Possible future to-dos

  1. Add tests
    1. Test master config file (as well as CLI) for indication of:
    2. Test pushing to multiple and alternate remote names besides
      origin.
    3. Test chunking/timing tasks to avoid heap error.
    4. Ensure still getting token
    5. Ensure npm-check-updates is taking into account ncurc files!
    6. Which repositories to include or exclude (in subdirectories)
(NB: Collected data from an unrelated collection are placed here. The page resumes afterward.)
template <int EPI, int MB, int PB, int PIN, int VAR = 0>
__global__ __launch_bounds__(NT) void conv_h2_kernel(WinoArgs a) {
    static_assert(VAR == 0 || EPI == kEpiDgradInject, "variants are of the injecting epilogue");
    static_assert(VAR == 0 || (((VAR & 3) == 1 || (VAR & 3) == 2) && ((VAR >> 2) == 1 || (VAR >> 2) == 2)), "h2_variant's codes");
    const bool inj_style = VAR ? (VAR & 1) != 0 : a.inj.sgrad != nullptr;
    const bool inj_content = VAR ? (VAR & 2) != 0 : a.inj.content != nullptr;
    const bool mask_nibbles = VAR ? (VAR >> 2) == 1 : a.mask_codes != nullptr;
    const bool mask_blob = VAR ? (VAR >> 2) == 2 : !a.mask_codes && a.mask;
    using G = Geo<PB>;
    [[maybe_unused]] constexpr int PR = G::PR, RT = G::RT, V_PIECE = G::V_PIECE, V_BYTES = G::V_BYTES, NU = G::NU, FULL = G::FULL;
    constexpr size_t kLdsBytes = G::kLds;
    constexpr int NJ = 4 * PB;
    extern __shared__ __attribute__((aligned(16))) char ldsb[];
#ifdef STX_H2_TIMING
    const long long t_start = clock64(), w_start = wall_clock64();
#endif
    constexpr int BM = 64 * MB;

    const int tid = threadIdx.x, lane = tid & 63;
    const int wave = sgpr(tid >> 6);
    const int xi = wave & 3, wh = wave >> 2;
    const int l31 = lane & 31, half = lane >> 5;

    const int m_tiles = a.m_tiles, a_tiles_x = a.tiles_x, a_tiles_y = a.tiles_y, a_H = a.H, a_W = a.W;
    const int a_n_chunks = a.n_chunks, a_ksplit = a.ksplit, a_item_base = a.item_base, a_x_bytes = a.x_bytes,
              a_w_bytes = a.w_bytes;
    const float *const a_x = a.x, *const a_w = a.w;
    asm volatile("" ::"s"(m_tiles), "s"(a_tiles_x), "s"(a_tiles_y), "s"(a_H), "s"(a_W), "s"(a_n_chunks), "s"(a_ksplit),
                 "s"(a_item_base), "s"(a_x_bytes), "s"(a_w_bytes), "s"(a_x), "s"(a_w));
    const int nb = gridDim.x, xcd = blockIdx.x & 7, slot_x = blockIdx.x >> 3;
    const int q8 = nb >> 3, r8 = nb & 7;
    const int L = (xcd < r8 ? xcd * (q8 + 1) : r8 * (q8 + 1) + (xcd - r8) * q8) + slot_x;
    const int kslice = sgpr(EPI == kEpiPartial ? L % a_ksplit : 0);
    const int Lt = sgpr(EPI == kEpiPartial ? a_item_base + L / a_ksplit : L);
    int ptile, mtile;
    wino2_item_tiles(Lt, m_tiles, a_tiles_x * a_tiles_y, ptile, mtile);
    ptile = sgpr(ptile);
    mtile = sgpr(mtile);
    const int c_begin = sgpr(EPI == kEpiPartial ? 2 * (kslice * (a_n_chunks >> 1) / a_ksplit) : 0);
    const int c_end = sgpr(EPI == kEpiPartial ? 2 * ((kslice + 1) * (a_n_chunks >> 1) / a_ksplit) : a_n_chunks);
    const int y0 = sgpr((ptile / a_tiles_x) * PR);
    const int x0 = sgpr((ptile % a_tiles_x) * PC);
    const int m0 = mtile * BM;
    const int HW = a_H * a_W;
    const unsigned HW4 = (unsigned)HW * 4u;
    const int pih = (a_H + 1) >> 1, piw = (a_W + 1) >> 1;
    const unsigned XP4 = PIN ? (unsigned)(pih * piw) * 4u : HW4;

    constexpr unsigned kOob = 0x80000000u;
    const __amdgpu_buffer_rsrc_t rx = __builtin_amdgcn_make_buffer_rsrc(
        const_cast<float *>(a_x), 0, a_x_bytes, 0x00020000);
    const __amdgpu_buffer_rsrc_t rw = __builtin_amdgcn_make_buffer_rsrc(
        const_cast<float *>(a_w), 0, a_w_bytes, 0x00020000);
    const __amdgpu_buffer_rsrc_t rcx = __builtin_amdgcn_make_buffer_rsrc(
        const_cast<unsigned char *>(a.pin_codes), 0, PIN ? (a_x_bytes >> 2) + 3 : 0, 0x00020000);

    float sv = 0.f, out_scale = 0.f, out_scale2 = 0.f;
    auto read_scales = [&]() __attribute__((always_inline)) {
        typedef const __attribute__((address_space(4))) unsigned *kconst_u32;
        const kconst_u32 slots = (kconst_u32)(uintptr_t)a.x_amax, header = (kconst_u32)(uintptr_t)a_w;
        unsigned amax_bits = 0;
#pragma unroll
        for (int i = 0; i < kAmaxSlots; ++i) amax_bits = max(amax_bits, slots[i]);
        const int es = sgpr(h2_scale_exp(amax_bits));
        const int ew = sgpr((int)header[(a_w_bytes >> 2) + 1]);
        sv = pow2f(es);
        const int eo = -es - ew, eo1 = eo < -126 ? -126 : eo > 127 ? 127 : eo;
        out_scale = pow2f(eo1), out_scale2 = pow2f(eo - eo1);
    };

    const bool edge = x0 == 0 || x0 + PC + 2 > a.W;
    unsigned xvoff[NU], v_dst[NU];
    bool left[NU], ok2[NU], ok3[NU];
#pragma unroll
    for (int n = 0; n < NU; ++n) {
        const int u = tid + n * NT;
        const int rt = n < FULL ? u >> 2 : 128 * FULL + (tid >> 4);
        const int ch0 = n < FULL ? (u & 3) * 4 : tid & 15;
        const int st_r = rt / TX, st_t = rt % TX;
        const int st_y = y0 - 1 + st_r, st_x = x0 + 2 * st_t - 1;
        left[n] = st_x < 0;
        ok2[n] = st_x + 2 < a.W, ok3[n] = st_x + 3 < a.W;
        xvoff[n] = kOob;
        if (PIN) {
            const int w0 = (x0 >> 1) + st_t - 1;
            if ((unsigned)st_y < (unsigned)a.H && st_x + 1 < a.W)
                xvoff[n] = (unsigned)(ch0 * pih * piw + (st_y >> 1) * piw + (left[n] ? 0 : w0)) * 4u +
                           (unsigned)(st_y & 1) + ((st_y | 1) < a.H ? 2u : 0u);
        } else if ((unsigned)st_y < (unsigned)a.H && st_x + 1 < a.W)
            xvoff[n] = (unsigned)(ch0 * HW + st_y * a.W + (left[n] ? 0 : st_x)) * 4u;
        v_dst[n] = (unsigned)(rt * 32 + ((ch0 * 2) ^ ((st_t & 8) << 1)));
    }

    f32x4 xr[FULL][4], xe;
    auto x_fetch = [&](int n, unsigned soff) __attribute__((always_inline)) {
        if constexpr (PIN) {
            unsigned xo = xvoff[n];
            asm volatile("" : "+v"(xo));
            const u32x3 g = __builtin_amdgcn_raw_buffer_load_b96(rx, xo & ~3u, soff, 0);
            const unsigned cw = __builtin_amdgcn_raw_buffer_load_b32(rcx, xo >> 2, soff >> 2, 0);
            return __builtin_bit_cast(f32x4, u32x4{g.x, g.y, g.z, cw});
        } else {
            return __builtin_bit_cast(f32x4, __builtin_amdgcn_raw_buffer_load_b128(rx, xvoff[n], soff, 0));
        }
    };
    auto x_load = [&](int n, int chunk) __attribute__((always_inline)) {
        const unsigned xs = (unsigned)sgpr(chunk * KC) * XP4;
        if (n == FULL) {
            xe = x_fetch(FULL, xs);
        } else {
#pragma unroll
            for (int i = 0; i < 4; ++i) xr[n][i] = x_fetch(n, xs + (unsigned)i * XP4);
        }
    };
    auto border = [&](f32x4 d, int n) __attribute__((always_inline)) {
        f32x4 e;
        e.x = left[n] ? 0.f : d.x;
        e.y = left[n] ? d.x : d.y;
        e.z = left[n] ? d.y : d.z;
        e.w = left[n] ? d.z : d.w;
        e.z = ok2[n] ? e.z : 0.f;
        e.w = ok3[n] ? e.w : 0.f;
        return e;
    };
    struct Unpool {
        unsigned cmask, t_l, t_r, sh;
        float q0;
        bool ok4;
    };
    auto unpool_setup = [&](int n) __attribute__((always_inline)) {
        Unpool r;
        const unsigned keep = a.pin_mask ? 4u : 0u;
        r.cmask = keep | 3u;
        unsigned xo = xvoff[n], vd = v_dst[n];
        asm volatile("" : "+v"(xo), "+v"(vd));
        r.sh = (xo & 1u) << 1;
        r.t_l = keep | r.sh, r.t_r = r.t_l | 1u;
        r.q0 = (xo & 2u) ? 0.25f : 0.5f;
        r.ok4 = x0 + 2 * (int)((vd >> 5) & 15u) + 3 < a.W;
        return r;
    };
    auto unpool_channel = [&](f32x4 d, int n, const Unpool &r, bool fix) __attribute__((always_inline)) {
        constexpr bool is_max = PIN == 1 + STX_POOL_MAX;
        float g0 = d.x, g1 = d.y, g2 = d.z;
        const float dw = d.w;
        unsigned cw = __builtin_bit_cast(unsigned, dw);
        if (fix) {
            g2 = left[n] ? g1 : g2, g1 = left[n] ? g0 : g1;
            cw = left[n] ? cw << 8 : cw;
        }
        float p0, p1, p2, p3;
        if (is_max) {
            const unsigned b0 = cw & r.cmask, b1 = (cw >> 8) & r.cmask, b2 = (cw >> 16) & r.cmask;
            p0 = b0 == r.t_r ? g0 : 0.f;
            p1 = b1 == r.t_l ? g1 : 0.f;
            p2 = b1 == r.t_r ? g1 : 0.f;
            p3 = b2 == r.t_l ? g2 : 0.f;
        } else {
            const float q1 = fix && !ok2[n] ? r.q0 + r.q0 : r.q0, q2 = fix && !r.ok4 ? r.q0 + r.q0 : r.q0;
// ... 22 lines not shown
            __builtin_amdgcn_sched_barrier(0);
        }
    };
    auto component = [](f32x4 d, int c) __attribute__((always_inline)) {
        return c == 0 ? d.x - d.z : c == 1 ? d.y + d.z : c == 2 ? d.z - d.y : d.y - d.w;
    };
    auto piece = [&](int n, int c, char *vbuf, bool fix) __attribute__((always_inline)) {
        if (!PIN && c == 0 && fix) {
            asm volatile("");
#pragma unroll
            for (int i = 0; i < 4; ++i) xr[n][i] = border(xr[n][i], n);
        }
        float v[4];
#pragma unroll
        for (int i = 0; i < 4; ++i) v[i] = component(xr[n][i], c);
        unsigned h0, h1, l0, l1;
        if (STX_H2_SKIP & 64) {
            h0 = __builtin_bit_cast(unsigned, v[0]), h1 = __builtin_bit_cast(unsigned, v[1]);
            l0 = __builtin_bit_cast(unsigned, v[2]), l1 = __builtin_bit_cast(unsigned, v[3]);
        } else {
            asm("v_fma_mixlo_f16 %0, %4, %8, 0\n\t"
                "v_fma_mixhi_f16 %0, %5, %8, 0\n\t"
                "v_fma_mixlo_f16 %1, %6, %8, 0\n\t"
                "v_fma_mixhi_f16 %1, %7, %8, 0\n\t"
                "v_fma_mixlo_f16 %2, %4, %8, -%0 op_sel:[0,0,0] op_sel_hi:[0,0,1]\n\t"
                "v_fma_mixhi_f16 %2, %5, %8, -%0 op_sel:[0,0,1] op_sel_hi:[0,0,1]\n\t"
                "v_fma_mixlo_f16 %3, %6, %8, -%1 op_sel:[0,0,0] op_sel_hi:[0,0,1]\n\t"
                "v_fma_mixhi_f16 %3, %7, %8, -%1 op_sel:[0,0,1] op_sel_hi:[0,0,1]"
                : "=&v"(h0), "=&v"(h1), "=&v"(l0), "=&v"(l1)
                : "v"(v[0]), "v"(v[1]), "v"(v[2]), "v"(v[3]), "v"(sv));
        }
        if (STX_H2_SKIP & 32) {
            asm volatile("" :: "v"(h0), "v"(h1), "v"(l0), "v"(l1));
            return;
        }
        *reinterpret_cast<u32x2v *>(vbuf + v_dst[n] + (c * 2 + 0) * V_PIECE) = u32x2v{h0, h1};
        *reinterpret_cast<u32x2v *>(vbuf + v_dst[n] + (c * 2 + 1) * V_PIECE) = u32x2v{l0, l1};
    };
    auto piece_one = [&](int c, char *vbuf, bool fix) __attribute__((always_inline)) {
        if (!PIN && c == 0 && fix) {
            asm volatile("");
            xe = border(xe, FULL);
        }
        const float va = component(xe, c), vb = component(xe, c + 1);
        unsigned ha, hb, la, lb;
        asm("v_fma_mixlo_f16 %0, %4, %6, 0\n\t"
            "v_fma_mixlo_f16 %1, %5, %6, 0\n\t"
            "v_fma_mixlo_f16 %2, %4, %6, -%0 op_sel:[0,0,0] op_sel_hi:[0,0,1]\n\t"
            "v_fma_mixlo_f16 %3, %5, %6, -%1 op_sel:[0,0,0] op_sel_hi:[0,0,1]"
            : "=&v"(ha), "=&v"(hb), "=&v"(la), "=&v"(lb)
            : "v"(va), "v"(vb), "v"(sv));
        if (STX_H2_SKIP & 32) {
            asm volatile("" :: "v"(ha), "v"(hb), "v"(la), "v"(lb));
            return;
        }
        char *dst = vbuf + v_dst[FULL];
        *reinterpret_cast<unsigned short *>(dst + (c * 2 + 0) * V_PIECE) = (unsigned short)ha;
        *reinterpret_cast<unsigned short *>(dst + (c * 2 + 1) * V_PIECE) = (unsigned short)la;
        *reinterpret_cast<unsigned short *>(dst + (c * 2 + 2) * V_PIECE) = (unsigned short)hb;
        *reinterpret_cast<unsigned short *>(dst + (c * 2 + 3) * V_PIECE) = (unsigned short)lb;
    };
    auto stage_all = [&](int n, int buf) __attribute__((always_inline)) {
        char *vbuf = ldsb + buf * V_BYTES;
        if (PIN) unpool(n, edge);
        if (n == FULL) {
            piece_one(0, vbuf, edge);
            piece_one(2, vbuf, edge);
        } else {
#pragma unroll
            for (int c = 0; c < 4; ++c) piece(n, c, vbuf, edge);
        }
    };

    const unsigned a_voff = (unsigned)(xi * 2 * FRAG + lane * 16);
    const unsigned w_blk0 = (unsigned)(mtile * 2 * MB + wh * MB);
    constexpr bool LEAN = MB * PB == 2;
    f16x8 af[LEAN ? 2 : 3][MB][2];
    auto a_load = [&](int aslot, int ky, int chunk) __attribute__((always_inline)) {
#pragma unroll
        for (int b = 0; b < MB; ++b) {
            const unsigned ws = (unsigned)sgpr(
                (int)(((w_blk0 + b) * (unsigned)a.n_chunks + (unsigned)chunk) * U_BLK + (unsigned)ky * U_KY));
#pragma unroll
            for (int q = 0; q < 2; ++q)
                af[aslot][b][q] = __builtin_bit_cast(
                    f16x8, __builtin_amdgcn_raw_buffer_load_b128(rw, a_voff + q * FRAG, ws, 0));
        }
    };

    f32x16 acc[MB][NJ];
#pragma unroll
    for (int b = 0; b < MB; ++b)
#pragma unroll
        for (int j = 0; j < NJ; ++j)
#pragma unroll
            for (int r = 0; r < 16; ++r) acc[b][j][r] = 0.f;

    const unsigned b_base = (unsigned)(xi * 2 * V_PIECE + ((l31 >> 4) * 2 * TX + (l31 & 15)) * 32 +
                                       ((half * 16) ^ ((l31 & 8) << 1)));
    f16x8 bq[2][2];
    auto b_read = [&](int slot, int buf, int blk) __attribute__((always_inline)) {
        const int j = blk % NJ, ky = blk / NJ;
        const char *vb = ldsb + buf * V_BYTES + b_base + (4 * (j >> 1) + (j & 1) + ky) * TX * 32;
#pragma unroll
        for (int q = 0; q < 2; ++q) bq[slot][q] = *reinterpret_cast<const f16x8 *>(vb + q * V_PIECE);
    };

    7. Which remotes to push to if any (by default when available and as
      exceptions)
  2. Add a confirm updates option
  3. Configuration
    1. Option to only perform operations if branch isn't switched
    2. We could configure by repo the following: ncu, branch, commit
      message, audit fix, and npm script (by default when available and as
      exceptions), but this is less critical, especially for ncu as it
      accepts config file
    3. Option to only apply if author is matched (e.g., to oneself)
    4. Option to stop if can't fix all security issues
  4. Work with commit hooks
  5. Add optional automated license check, lint fixing, etc. (if
    npm test doesn't handle)?
    1. Allow npm script to run (in place of test)
  6. Collect and report back deprecated warnings for outdated/renamed
    packages (not performed currently
    by npm-check-updates); one can get info on a package with npm view <package name> deprecated --json (to get JSON string (e.g., opn-cli) or get nothing
    if not deprecated) but doesn't seem to show with npm ls or extended
    npm la.
  7. We might ideally allow subscribing to an RSS feed of security notices
    so as to regularly poll for security updates and upon encountering one
    which was in a cached map of dependencies, would attempt to commit an
    update to that repo.
  8. Could tap into https://github.com/npm/registry/blob/master/docs/follower.md
    (after caching info on all package-lock.json files) for auto-updating when
    changes to our repositories occur.